Italy and Montenegro have cultivated a robust and multifaceted bilateral relationship since establishing diplomatic ties on 3 June 2006, following Italy's recognition of Montenegro's independence. This partnership spans political, economic, defense, and cultural domains, underpinned by shared membership in international organizations such as NATO, the Council of Europe, and the Union for the Mediterranean. Despite partnerships in various sectors, contrasting relations between the two countries have also been highlighted.

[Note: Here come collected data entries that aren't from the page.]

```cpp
SGX_DEV int sgx_reflect101(int p, int len)
{
    if (len == 1) return 0;
    while (p < 0 || p >= len) { if (p < 0) p = -p; else p = 2 * len - 2 - p; }
    return p;
}
SGX_DEV int sgx_floor_f(float v) { return (int)floorf(v); }
SGX_DEV float sgx_i64_to_f32(long long v)
// ... 230 lines not shown
        float ox, oy; uint8_t st;
        sgx_lk_track_point(g, A.cur_img + (size_t)f * g.img_stride, A.prev_img + (size_t)f * g.img_stride, kpt[0], kpt[1], A.max_count, A.eps2, A.min_eig, &ox, &oy, &st);
        A.prev_xy[2 * ((size_t)f * A.cap + kp)] = ox; A.prev_xy[2 * ((size_t)f * A.cap + kp) + 1] = oy;
        if (A.status) A.status[(size_t)f * A.cap + kp] = st;
    }
    SGX_THREADS_END
}
#else
SGX_DEV int sgx_wave_sum_i32(int v)
{
    v += __builtin_amdgcn_update_dpp(0, v, 0xB1, 0xF, 0xF, true);
    v += __builtin_amdgcn_update_dpp(0, v, 0x4E, 0xF, 0xF, true);
    v += __builtin_amdgcn_update_dpp(0, v, 0x124, 0xF, 0xF, true);
    v += __builtin_amdgcn_update_dpp(0, v, 0x128, 0xF, 0xF, true);
    v += __builtin_amdgcn_update_dpp(0, v, 0x142, 0xA, 0xF, false);
    v += __builtin_amdgcn_update_dpp(0, v, 0x143, 0xC, 0xF, false);
    return __builtin_amdgcn_readlane(v, 63);
}
SGX_DEV float sgx_wave_sum_f32(int v)
{
    const int lo = sgx_wave_sum_i32(v & 0xFFFF), hi = sgx_wave_sum_i32(v >> 16);
    return fmaf((float)hi, 65536.0f, (float)lo);
}
SGX_DEV int sgx_mul24(int a, int b) { return __mul24(a, b); }
SGX_DEV int sgx_reflect1(int p, int len) { p = p < 0 ? -p : p; p = p >= len ? 2 * len - 2 - p : p; return min(max(p, 0), len - 1); }

typedef short sgx_i16x2 __attribute__((ext_vector_type(2)));
typedef unsigned short sgx_u16x2 __attribute__((ext_vector_type(2)));
SGX_DEV sgx_i16x2 sgx_as_i16x2(uint32_t v) { return __builtin_bit_cast(sgx_i16x2, v); }
SGX_DEV uint32_t sgx_as_u32(sgx_i16x2 v) { return __builtin_bit_cast(uint32_t, v); }
#define SGX_LK_PAIR(hi, lo, a, b) sgx_as_i16x2(__builtin_amdgcn_perm((hi), (lo), (uint32_t)(a) | 0x0c00u | ((uint32_t)(b) << 16) | 0x0c000000u))
SGX_DEV sgx_i16x2 sgx_lk_next(sgx_i16x2 p, sgx_i16x2 q) { return sgx_as_i16x2(__builtin_amdgcn_alignbit(sgx_as_u32(q), sgx_as_u32(p), 16)); }
#if defined(SGX_LK_NODOT) && !defined(SGX_EMU)
SGX_DEV int sgx_lk_dot2_mad(sgx_i16x2 a, sgx_i16x2 b, int c)
{
    const uint32_t ua = __builtin_bit_cast(uint32_t, a), ub = __builtin_bit_cast(uint32_t, b);
    asm("v_mad_i32_i16 %0, %1, %2, %0 op_sel:[0,0,0,0]" : "+v"(c) : "v"(ua), "v"(ub));
    asm("v_mad_i32_i16 %0, %1, %2, %0 op_sel:[1,1,0,0]" : "+v"(c) : "v"(ua), "v"(ub));
    return c;
}
#define SGX_LK_DOT2(a, b, c) sgx_lk_dot2_mad((a), (b), (c))
#else
#define SGX_LK_DOT2(a, b, c) __builtin_amdgcn_sdot2((a), (b), (c), false)
#endif
SGX_DEV int sgx_lk_dot2_keep(sgx_i16x2 a, sgx_i16x2 b, int c) { return SGX_LK_DOT2(a, b, c); }

template <int PASSES>
// ... 801 lines not shown
```

### sg_slam_amd/csrc/sgx_lane.h

```cpp
#pragma once
#include "sgx_rt.h"

SGX_DEV uint32_t sgx_alignbyte(uint32_t hi, uint32_t lo, int sh)
{
#ifndef SGX_EMU
    return __builtin_amdgcn_alignbyte(hi, lo, (uint32_t)sh);
#else
    return (uint32_t)((((unsigned long long)hi << 32) | lo) >> (8 * sh));
#endif
}

SGX_DEV uint32_t sgx_udot4(uint32_t a, uint32_t b, uint32_t c)
{
#ifndef SGX_EMU
    return __builtin_amdgcn_udot4(a, b, c, false);
#else
    for (int i = 0; i < 4; i++) c += ((a >> (8 * i)) & 255u) * ((b >> (8 * i)) & 255u);
    return c;
#endif
}
SGX_DEV uint32_t sgx_udot2(uint32_t a, uint32_t b, uint32_t c)
{
#ifndef SGX_EMU
    typedef unsigned short sgx_us2 __attribute__((ext_vector_type(2)));
// ... 3 lines not shown
#endif
}

SGX_DEV uint32_t sgx_perm(uint32_t hi, uint32_t lo, uint32_t sel)
{
#ifndef SGX_EMU
    return __builtin_amdgcn_perm(hi, lo, sel);
#else
    const unsigned long long v = ((unsigned long long)hi << 32) | lo;
    uint32_t r = 0;
    for (int i = 0; i < 4; i++) { const uint32_t s = (sel >> (8 * i)) & 255u; if (s < 8u) r |= (uint32_t)((v >> (8 * s)) & 255u) << (8 * i); }
    return r;
#endif
}

SGX_DEV uint32_t sgx_umul24(uint32_t a, uint32_t b)
{
#ifndef SGX_EMU
    return __umul24(a, b);
#else
    return a * b;
#endif
}
```

### sg_slam_amd/csrc/sgx_orb.cpp

```cpp
#include "sgx_orb_kernels.h"
#include "sgx_prof.h"
#include "../../include/sgx.h"
#ifdef SGX_DEBUG_TAPS
#include "../../include/sgx_debug.h"
#endif
#include "../../include/sgx_orb_pattern.h"
#include <math.h>
#include <stdio.h>
#include <stdlib.h>
#include <string.h>
#include <vector>

#ifdef SGX_EMU
thread_local sgx_dim3 blockIdx, blockDim, gridDim;
#endif


struct sgx_orb {
    sgx_orb_config cfg;
    SgxOrbGeom g;
    float scale[SGX_MAX_LEVELS], inv_scale[SGX_MAX_LEVELS], sigma2[SGX_MAX_LEVELS], inv_sigma2[SGX_MAX_LEVELS];
    int umax_h[16];
    SgxCell *d_cells = nullptr;
    SgxXTab *d_xt[SGX_MAX_LEVELS] = {};
    SgxYTab *d_yt[SGX_MAX_LEVELS] = {};
    SgxXGroup *d_xg_all = nullptr; SgxYTab *d_yt_all = nullptr; SgxPyrRect *d_pyr_rects = nullptr; SgxPyrTabs pyr_tabs; int pyr_tiles = 0, pyr_lds = 0;
    int *d_umax = nullptr;
    signed char *d_pattern = nullptr;
    uint8_t *d_pyr = nullptr;
    uint8_t *d_blur = nullptr; SgxBlurTile *d_blur_tiles = nullptr;
    uint32_t *d_cand = nullptr;
    int *d_cand_count = nullptr;
    uint16_t *d_node_scratch = nullptr;
    uint32_t *d_sel = nullptr;
    int *d_sel_count = nullptr;
    uint32_t *d_status = nullptr;
    uint8_t *d_gray1 = nullptr; uint8_t *d_kps1 = nullptr; uint8_t *d_desc1 = nullptr; int *d_count1 = nullptr;
    int last_batch = 0;
    int oct_maxlim = 0;
};

static thread_local int g_orb_unfused_pyramid = 0;
SGX_TAP int sgx_orb_debug_set_unfused_pyramid(int on) { g_orb_unfused_pyramid = on ? 1 : 0; return SGX_OK; }

static inline int cvround_f(float v) { return (int)lrintf(v); }
static inline int cvround_d(double v) { return (int)lrint(v); }

static void build_tables(sgx_orb *h)
{
    const sgx_orb_config &c = h->cfg;
    const double sf = (double)c.scale_factor;
    const int nl = c.nlevels;
    h->scale[0] = 1.0f; h->sigma2[0] = 1.0f;
    for (int i = 1; i < nl; i++) { h->scale[i] = (float)((double)h->scale[i - 1] * sf); h->sigma2[i] = h->scale[i] * h->scale[i]; }
    for (int i = 0; i < nl; i++) { h->inv_scale[i] = 1.0f / h->scale[i]; h->inv_sigma2[i] = 1.0f / h->sigma2[i]; }
    const float factor = (float)(1.0f / sf);
    float want = c.nfeatures * (1 - factor) / (1 - (float)pow((double)factor, (double)nl));
    int sum = 0;
    for (int l = 0; l < nl - 1; l++) { h->g.lv[l].quota = cvround_f(want); sum += h->g.lv[l].quota; want *= factor; }
    h->g.lv[nl - 1].quota = c.nfeatures - sum > 0 ? c.nfeatures - sum : 0;
    int umax[17] = {0};
    const int HP = 15;
    const int vmax = (int)floor(HP * sqrtf(2.f) / 2 + 1), vmin = (int)ceil(HP * sqrtf(2.f) / 2);
    for (int v = 0; v <= vmax; ++v) umax[v] = cvround_d(sqrt((double)HP * HP - v * v));
    for (int v = HP, v0 = 0; v >= vmin; --v) { while (umax[v0] == umax[v0 + 1]) ++v0; umax[v] = v0; ++v0; }
    for (int i = 0; i < 16; i++) h->umax_h[i] = umax[i];
// ... 33 lines not shown
}

extern "C" const char *sgx_status_string(int s)
{
    switch (s) {
    case SGX_OK: return "ok";
    case SGX_ERR_INVALID: return "invalid argument";
    case SGX_ERR_UNSUPPORTED: return "unsupported geometry";
    case SGX_ERR_NOMEM: return "out of memory";
    case SGX_ERR_DEVICE: return "HIP runtime error";
    case SGX_ERR_OVERFLOW: return "device buffer overflow";
    default: return "unknown";
    }
}

extern "C" void sgx_orb_destroy(sgx_orb *h)
{
    if (!h) return;
    (void)hipFree(h->d_cells); (void)hipFree(h->d_umax); (void)hipFree(h->d_pattern); (void)hipFree(h->d_pyr); (void)hipFree(h->d_cand);
    (void)hipFree(h->d_cand_count); (void)hipFree(h->d_node_scratch); (void)hipFree(h->d_sel); (void)hipFree(h->d_sel_count); (void)hipFree(h->d_status);
    (void)hipFree(h->d_gray1); (void)hipFree(h->d_kps1); (void)hipFree(h->d_desc1); (void)hipFree(h->d_count1);
    for (int l = 0; l < SGX_MAX_LEVELS; l++) { (void)hipFree(h->d_xt[l]); (void)hipFree(h->d_yt[l]); }
    (void)hipFree(h->d_xg_all); (void)hipFree(h->d_yt_all); (void)hipFree(h->d_pyr_rects); (void)hipFree(h->d_blur); (void)hipFree(h->d_blur_tiles);
    delete h;
}
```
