template <int KIND, int BM, int BN, int WM, int WN, int NST, int KG>
static int asd_tile_launch(asd_gemm_args* a, hipStream_t s) {
    if constexpr (KIND == ASD_TILE_PLAIN) return asd_launch_plain<BM, BN, WM, WN, NST, KG>(a, s);
    else {
        static_assert(NST == 2 && KG == 1, "only the plain kernel has a ring depth and k-groups to choose");
        if constexpr (KIND == ASD_TILE_WIN) { static_assert(BM == 256 && WM * WN == 8, "window: 256 pixels, eight waves"); return asd_launch_window<false, BN, 8>(a, s); }
        else if constexpr (KIND == ASD_TILE_WIN2) { static_assert(BM == 256, "window: 256 pixels"); return asd_launch_window<true, BN, WM * WN>(a, s); }
        else if constexpr (KIND == ASD_TILE_PP) { static_assert(BM % 64 == 0 && BN % 32 == 0 && WM * WN == 8, "ping-pong: eight waves"); return asd_launch_pp<BM / 64, BN / 32>(a, s); }
        else { static_assert(KIND == ASD_TILE_WS && BM == 320 && BN == 64 && WM * WN == 4, "weight streaming: 5 x 64 rows, four waves"); return asd_launch_ws(a, s); }
    }
}
#define ASD_TILE(KIND, BM, BN, WM, WN, NST, KG) {ASD_TILE_##KIND, BM, BN, WM, WN, NST, KG, &asd_tile_launch<ASD_TILE_##KIND, BM, BN, WM, WN, NST, KG>}
static constexpr asd_gemm_tile asd_gemm_tiles[] = {
    ASD_TILE(PLAIN, 128, 64, 2, 2, 2, 1), ASD_TILE(PLAIN, 128, 128, 2, 2, 2, 1), ASD_TILE(PLAIN, 256, 64, 4, 2, 2, 1), ASD_TILE(PLAIN, 256, 128, 4, 2, 2, 1),
    ASD_TILE(PLAIN, 128, 320, 2, 4, 2, 1), ASD_TILE(PLAIN, 256, 256, 2, 4, 2, 1), ASD_TILE(PLAIN, 256, 320, 2, 4, 2, 1), ASD_TILE(PLAIN, 320, 128, 5, 2, 2, 1),
    ASD_TILE(WIN, 256, 64, 4, 2, 2, 1), ASD_TILE(WIN, 256, 128, 4, 2, 2, 1), ASD_TILE(WIN2, 256, 64, 4, 2, 2, 1), ASD_TILE(WIN2, 256, 128, 4, 2, 2, 1),
    ASD_TILE(PLAIN, 64, 64, 2, 2, 2, 1),
    ASD_TILE(WIN2, 256, 64, 4, 1, 2, 1), ASD_TILE(WIN2, 256, 128, 4, 1, 2, 1),
    ASD_TILE(PLAIN, 64, 64, 2, 2, 4, 1), ASD_TILE(PLAIN, 64, 64, 2, 2, 2, 2), ASD_TILE(PLAIN, 64, 64, 2, 2, 2, 4), ASD_TILE(PLAIN, 128, 64, 2, 2, 2, 2),
    ASD_TILE(PLAIN, 128, 128, 2, 2, 2, 2),
    ASD_TILE(PP, 512, 128, 4, 2, 2, 1), ASD_TILE(PP, 256, 256, 4, 2, 2, 1), ASD_TILE(PP, 256, 320, 4, 2, 2, 1), ASD_TILE(PP, 256, 128, 4, 2, 2, 1),
    ASD_TILE(PP, 256, 160, 4, 2, 2, 1),
    ASD_TILE(WS, 320, 64, 2, 2, 2, 1),
    ASD_TILE(PLAIN, 128, 64, 2, 2, 6, 1), ASD_TILE(PLAIN, 64, 64, 2, 2, 8, 1), ASD_TILE(PLAIN, 128, 128, 2, 2, 4, 1)};
#define ASD_GEMM_NCFG ((int)(sizeof(asd_gemm_tiles) / sizeof(asd_gemm_tiles[0])))
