static bool overlap_tri(xr_mesh *tree, xr_mesh *query, const double *tree_area, bool relative, xr_csr *csr,
                        const MortonParams &tile, EarlyApply *early) {
    const int64_t T = query->n_face;
    hipStream_t st = launch_stream();
    const int64_t n_blocks = div_up(T, FB);
    const bool remap = REMAP_SEARCH;
    const unsigned grid = xcd_grid(n_blocks, remap);
    const int64_t margin_opt = option(OPT_QUEUE_MARGIN);
    int64_t big_capacity = margin_opt > 0 ? margin_opt : ((int64_t)4 << 20);
    const int64_t region_cap = div_up(div_up(T, FB), 8) * FB * SLOTS;
    const int64_t reg_capacity = 8 * region_cap;
    int64_t per_face = 8;
    int32_t *mail = const_cast<int32_t *>(engine().mailbox);
    DevBuf<int32_t> ctl_tail(2 * (size_t)grid), ctl_own;
    int32_t *blk_surv = ctl_tail.get(), *blk_rows = blk_surv + grid;
    DevBuf<int32_t> blk_base(2 * (size_t)grid);
    const int scan_mode = grid <= 8192 ? 2 : 1;
    SearchLists l(T);
    DevBuf<int32_t> slot_face((size_t)T), big_indptr((size_t)T + 1);
    DevBuf<int32_t> cand_tgt((size_t)reg_capacity), cand_src((size_t)reg_capacity), cand_sid((size_t)reg_capacity);
    DevBuf<double> cand_area((size_t)reg_capacity);
    csr->n_long.alloc(2);
    csr->row_order.alloc((size_t)T);
    csr->has_row_order = true;
    int32_t *const tile_key = csr->has_tile_key ? csr->tile_key.get() : nullptr;
    const bool tri_pair = tree->m == 3 && query->m == 3;
    const double dust = overlap_dust_threshold(tree, query);
    auto launch_clip_queue = [&](const char *name, auto count, int blocks_per_cu, const PairQueue &q, double *area, int32_t *sid,
                                 int32_t *error, int32_t *nnz_row, const int32_t *skip_if, int32_t *blk_surv) {
        constexpr int BLOCK = 256;
        const int64_t capacity = count() == 1 ? -q.capacity : q.capacity;
        auto launch = [&](auto kind, size_t maxv, const uint8_t *q_len, const uint8_t *s_len) {
            XR_LAUNCH(name, (k_clip_tri_queue<BLOCK, count(), kind()>), dim3(engine().num_cu * blocks_per_cu), dim3(BLOCK),
                      (maxv + 1) * BLOCK * sizeof(double2), query->qo_fxy(), tree->rec_fxy.get(), tree->rec_face.get(), q.tgt, q.src,
                      q.cursor, capacity, area, sid, error, nnz_row, skip_if, blk_surv, dust, q_len, s_len, query->m, tree->m);
        };
        if (tri_pair) launch(std::integral_constant<int, 0>(), TRI_MAXV, nullptr, nullptr);
        else launch(std::integral_constant<int, 1>(), 8, query->qo_len(), tree->rec_len.get());
    };
    for (int attempt = 0;; attempt++) {
        XR_REQUIRE(attempt < 8, XR_ERR_LIMIT, "xr_overlap: the weight matrix does not fit the device buffers");
        const int64_t cap = per_face * T + big_capacity;
        XR_REQUIRE(cap < ((int64_t)1 << 31), XR_ERR_LIMIT, "nnz exceeds the int32 range");
        csr->indices.alloc((size_t)cap);
        csr->data.alloc((size_t)cap);
        csr->long_rows.alloc((size_t)(cap / XR_APPLY_LONG_ROW + 1));
        DevBuf<int32_t> big_tgt((size_t)big_capacity), big_src((size_t)big_capacity), big_sid((size_t)big_capacity),
            big_indices((size_t)big_capacity);
        DevBuf<double> big_area((size_t)big_capacity), big_data((size_t)big_capacity);
        int32_t *ctl = zero_scratch(1, CTL_WORDS);
        const bool ctl_cached = ctl != nullptr;
        if (!ctl_cached) {
            ctl_own.alloc(CTL_WORDS);
            ctl = ctl_own.get();
            XR_HIP(hipMemsetAsync(ctl, 0, CTL_WORDS * sizeof(int32_t), st));
        }
        FusedCounters *fc = reinterpret_cast<FusedCounters *>(ctl + CTL_COUNTERS);
        int32_t *const region_cursors = ctl + CTL_REGION_CURSOR, *const big_cursor = ctl + CTL_BIG_CURSOR,
                       *const n_big_dev = ctl + CTL_N_BIG, *const n_pending_dev = ctl + CTL_N_PENDING;
        const PairQueue reg_queue{cand_tgt.get(), cand_src.get(), region_cursors, region_cap},
            big_queue{big_tgt.get(), big_src.get(), big_cursor, big_capacity};
        launch_search(tree, query, l, reg_queue, n_big_dev, tile, nullptr, blk_rows, blk_surv);
        {
            SideScope side;
            launch_search_big(tree, query, l, big_queue, n_big_dev, n_pending_dev, slot_face.get());
            launch_clip_queue("clip_big", std::integral_constant<int, 2>(), 1, big_queue, big_area.get(), big_sid.get(),
                              &fc->error, l.nnz_row.get(), n_pending_dev, nullptr);
            const LongRows big_rows{big_sid.get(), big_area.get(), big_indptr.get(), big_indices.get(), big_data.get(), slot_face.get(),
                                    n_big_dev, 0, n_pending_dev, l.nnz_row.get(), big_indptr.get(), &fc->p_big};
            SideForkScope fork;
            launch_row_fill_long(2, tree, l, tree_area, relative, big_rows);
            fork.end_launches();
            launch_row_fill_long(1, tree, l, tree_area, relative, big_rows);
        }
        launch_clip_queue(tri_pair ? "clip_tri" : "clip_small", std::integral_constant<int, 1>(), tri_pair ? 5 : 4, reg_queue,
                          cand_area.get(), cand_sid.get(), &fc->error, nullptr, nullptr, blk_surv);
        if (scan_mode == 1)
            XR_LAUNCH("assemble_scan", k_assemble_scan, dim3(1), dim3(1024), 0, blk_rows, blk_surv, (int64_t)n_blocks, (int)grid,
                      remap, blk_base.get(), blk_base.get() + grid, fc, csr->indptr.get());
        XR_LAUNCH("assemble", k_assemble, dim3(grid), dim3(FB), 0, query->qo_bbox(), query->qo_fxy(), query->qo_len(), query->m,
                  query->qo_perm(), T, cand_tgt.get(), l.cand_off.get(), l.cand_count.get(), l.block_seg.get(), l.is_big.get(), cand_area.get(), cand_sid.get(),
                  tree_area, relative, tile, tile_key, fc,
                  csr->indptr.get(), csr->indices.get(), csr->data.get(), csr->row_order.get(),
                  csr->long_rows.get(), cap, remap, scan_mode == 1 ? blk_base.get() : (const int32_t *)nullptr,
                  scan_mode == 1 ? blk_base.get() + grid : (const int32_t *)nullptr,
                  scan_mode == 2 ? blk_rows : (const int32_t *)nullptr, scan_mode == 2 ? blk_surv : (const int32_t *)nullptr);
        side_join();
        XR_LAUNCH("place_big", k_place_big, dim3(64), dim3(256), 0, n_big_dev, slot_face.get(), big_indptr.get(),
                  big_indices.get(), big_data.get(), T, query->qo_perm(), query->qo_bbox(), query->qo_fxy(), query->qo_len(),
                  query->m, tile, tile_key, fc, csr->indptr.get(), csr->indices.get(),
                  csr->data.get(), csr->row_order.get(), csr->long_rows.get(), cap, n_pending_dev);
        host_stamp(5);
        const int32_t seq = mailbox_next_seq();
        XR_LAUNCH("publish", k_publish_all, dim3(1), dim3(64), 0, ctl, fc, csr->n_long.get(), mail, seq, cap, big_capacity);
        if (ctl_cached) zero_scratch_done(1);
        if (early) {
            csr->nnz = 0;
            csr->has_long = true;
            csr->max_row_len = -1;
            csr->apply_gated = true;
            early->fn(csr);
            csr->apply_gated = false;
        }
        host_stamp(6);
        mailbox_wait_seq(seq);
        host_stamp(7);
        const int32_t C_reg = mail[MAIL_REG_PAIRS], C_big = mail[MAIL_BIG_PAIRS], n_big = mail[MAIL_N_BIG], n_pending = mail[MAIL_N_PENDING];
        const int32_t err = mail[MAIL_ERROR], rows_regular = mail[MAIL_ROWS_REGULAR], n_apply_long = mail[MAIL_N_APPLY_LONG],
                      p_regular = mail[MAIL_P_REGULAR], p_big = mail[MAIL_P_BIG];
        XR_REQUIRE(C_reg >= 0 && C_big >= 0, XR_ERR_LIMIT, "candidate pair count exceeds the int32 range");
        if (debug_fused()) {
            const int32_t *len = mail + MAIL_REGION_LEN;
            fprintf(stderr, "[tri] T=%lld C=%d big: %d faces %d pairs (%d pending) p_regular=%d p_big=%d err=%d rows=%d long=%d regions %d %d %d %d %d %d %d %d of %lld\n",
                    (long long)T, C_reg, n_big, C_big, n_pending, p_regular, p_big, err, rows_regular, n_apply_long, len[0], len[1], len[2],
                    len[3], len[4], len[5], len[6], len[7], (long long)region_cap);
        }
        if (err & 1) {
            csr->has_row_order = false;
            return false;
        }
        if (n_pending > 0 || C_big > big_capacity) {
            big_capacity = (int64_t)C_big + 1024;
            continue;
        }
        if ((err & 4) || (int64_t)p_regular + p_big > cap) {
            per_face *= 2;
            continue;
        }
        XR_REQUIRE(rows_regular == T - n_big, XR_ERR_INVALID, "xr_overlap: internal row count mismatch");
        tree->last_candidates = (int64_t)C_reg + C_big;
        csr->nnz = (int64_t)p_regular + p_big;
        csr->has_long = n_apply_long > 0;
        csr->max_row_len = n_apply_long > 0 ? mail[MAIL_MAX_ROW] : XR_APPLY_LONG_ROW;
        if (early) early->done = true;
        return true;
    }
}

static MortonParams tile_key_params(const xr_mesh *query, xr_csr *csr) {
    MortonParams tile{};
    csr->has_tile_key = false;
    if (!query->query_identity) return tile;
    const int64_t T = query->n_face;
    const double *hs = query->h_stats;
    double span = std::max(hs[1] - hs[0], hs[3] - hs[2]);
    if (!(span > 0)) span = 1.0;
    double h = 12.0 * hs[4] / (double)T;
    if (!(h > 0)) h = span;
    int bits = 0;
    while (bits < 12 && ldexp(h, bits) < span) bits++;
    tile = MortonParams{hs[0], hs[2], (double)(1 << bits) / (span * (1.0 + 1e-9)), 1 << bits};
    tile.n_run = TILE_RUN;
    csr->tile_key.alloc((size_t)T);
    csr->tile_key_range = (int64_t)1 << (2 * bits);
    csr->has_tile_key = bits > 0;
    return tile;
}
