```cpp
__device__ inline uint64_t ovf_get(const DevTable& T, uint64_t slot) {
  const uint64_t want = slot + 1;
  uint64_t h = (slot * 0x9E3779B97F4A7C15ull) >> 20;
  for(uint64_t p = 0; p <= T.ovf_mask; ++p) {
    const uint64_t s = (h + p) & T.ovf_mask;
    const uint64_t k = T.ovf_key[s];
    if(k == 0) return 0;
    if(k == want) return T.ovf_cnt[s];
  }
  return 0;
}

__device__ inline uint64_t full_count(const DevTable& T, uint64_t word, uint64_t slot, bool have_ovf) {
// ... 892 lines not shown
```

### jellyfish_amd/csrc/kernels_bloom_part.hip.hpp

```cpp
#pragma once
#include "kernels_part.hip.hpp"
#include "kernels_p1ring.hip.hpp"
#include "kernels_bloom.hip.hpp"

namespace jfgpu {

constexpr uint32_t kBloomSegBits = 16;
constexpr uint32_t kBloomItemLow = kBloomSegBits + 3;
constexpr int kBloomPer = 10;
constexpr int kBloomChunk = kPBlock * kBloomPer;

struct BloomPart {
  uint32_t b1, b2;
  uint32_t n_seg;
  uint32_t pad_;
};

__device__ inline void bloom_item_direct(const DevBloom& B, const BloomPart& BP, uint32_t bucket, uint32_t item) {
  const uint64_t seg = ((uint64_t)bucket << BP.b2) | (item >> kBloomItemLow);
  const uint64_t byte = (seg << kBloomSegBits) | ((item >> 3) & 0xFFFFu);
  bloom_bump(B.data, byte, item & 7u);
}

struct BloomDirect {
// ... 132 lines not shown
                                                                   unsigned int* __restrict__ gcur, unsigned long long* __restrict__ tot,
                                                                   uint32_t* __restrict__ out, unsigned long long* __restrict__ mers) {
  p1_bloom_granule_body<NB, kBloomPer, false>(B, BP, g, base, lo, hi, cap, gcur, tot, out, mers);
}
template <int NB>
__global__ __launch_bounds__(kPBlock) __attribute__((amdgpu_waves_per_eu(8, 8)))
void p1_bloom_granule2_kernel(DevBloom B, BloomPart BP, TableGeom g, const uint8_t* __restrict__ base,
                              int64_t lo, int64_t hi, uint32_t cap,
                              unsigned int* __restrict__ gcur, unsigned long long* __restrict__ tot,
                              uint32_t* __restrict__ out, unsigned long long* __restrict__ mers) {
  p1_bloom_granule_body<NB, 5, true>(B, BP, g, base, lo, hi, cap, gcur, tot, out, mers);
}


constexpr uint32_t kBloomRingBytes = 256;
__device__ __attribute__((noinline)) void bloom_p1_item_direct_call(uint32_t* data, uint32_t b2, uint32_t bucket, uint32_t item) {
  const uint64_t seg = ((uint64_t)bucket << b2) | (item >> kBloomItemLow);
  const uint64_t byte = (seg << kBloomSegBits) | ((item >> 3) & 0xFFFFu);
  bloom_bump(data, byte, item & 7u);
}
struct BloomP1RingDirect {
  static constexpr bool kCountsDirect = false;
  uint32_t* data; uint32_t b2;
  __device__ void operator()(uint32_t bucket, uint64_t item, uint32_t cnt) const { for(uint32_t i = 0; i < cnt; ++i) bloom_p1_item_direct_call(data, b2, bucket, (uint32_t)item); }
};
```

== Historical background ==
Italy–Montenegro relations can be described through three different periods that the relationship went through. During the medieval period, the Venetian Republic exercised control of the Adriatic. From the 15th century to the 18th century, coastal cities like Kotor, Budva, and the port town of Bar were under Venetian occupation. This period allowed for cultural exchange, including architectural, legal, and artistic influences. Montenegro's Adriatic coast bears the influence of Venetian architecture, governance systems, and maritime trade. The second phase is about Italy's role in the Balkan region during the 19th century and early 20th century. Montenegro's strategic location drew the interest of Italy during the Balkan Wars (1912–1913) as it sought to expand its influence in the region. During World War I, Montenegro was allied with Italy, but tensions arose after the establishment of the Kingdom of Serbs, Croats, and Slovenes (later referred to as Yugoslavia). Italy's foreign policy toward Montenegro became part of its broader diplomatic strategy towards Yugoslavia, creating friction. Montenegro's sovereignty has undergone many transformations over the past century. Once an independent kingdom recognized in 1878, it lost its autonomy in 1918 when it was incorporated into the Kingdom of Serbs, Croats, and Slovenes. Despite being one of the six republics in socialist Yugoslavia, Montenegro’s foreign policy was controlled by the federal government. Following the breakup of Yugoslavia in the 1990s, it remained in a union with Serbia until 2006.

After the Tripartite Pact of September 1940, Italy occupied Montenegro from 1941 to 1943 as part of its fascist expansionist ambitions under Benito Mussolini. The occupation faced widespread resistance from Montenegrin partisans. Following Italy's surrender in 1943, German forces took over until the end of the war. After World War II, Italy shifted from aggression to diplomacy, especially during the Cold War. Diplomatic relations were established on the intergovernmental level after Montenegro's independence from Yugoslavia in 2006. Modern bilateral relations encompass various agreements in areas such as legal, economic, and political cooperation, continuing to evolve to this day.

== Diplomatic relations and agreements ==
Diplomatic relations between Italy and Montenegro were fully established in Italy's acknowledgment of Montenegro's independence. After Montenegro's independence referendum of 2006, Montenegro's relationship strengthened with Italy, and Italy became a key partner in international organizations and the international political scene, along with becoming an important factor for achieving Montenegro's foreign policy goals, as well as for its internal development. Italy has supported Montenegro's administrative and capital legal reforms that are critical to membership, helping Montenegro's accession to the European Union. One of them is Italian support for judicial and economic reforms in Montenegro. Thus, Montenegro eventually accepted the NATO invitation and became an official member in 2017. Italian military cooperation with Montenegro includes joint military exercise programs, training initiatives, and intelligence-sharing agreements. Relations are broadly positive, and there have been flare-ups over trade policies and maritime boundaries.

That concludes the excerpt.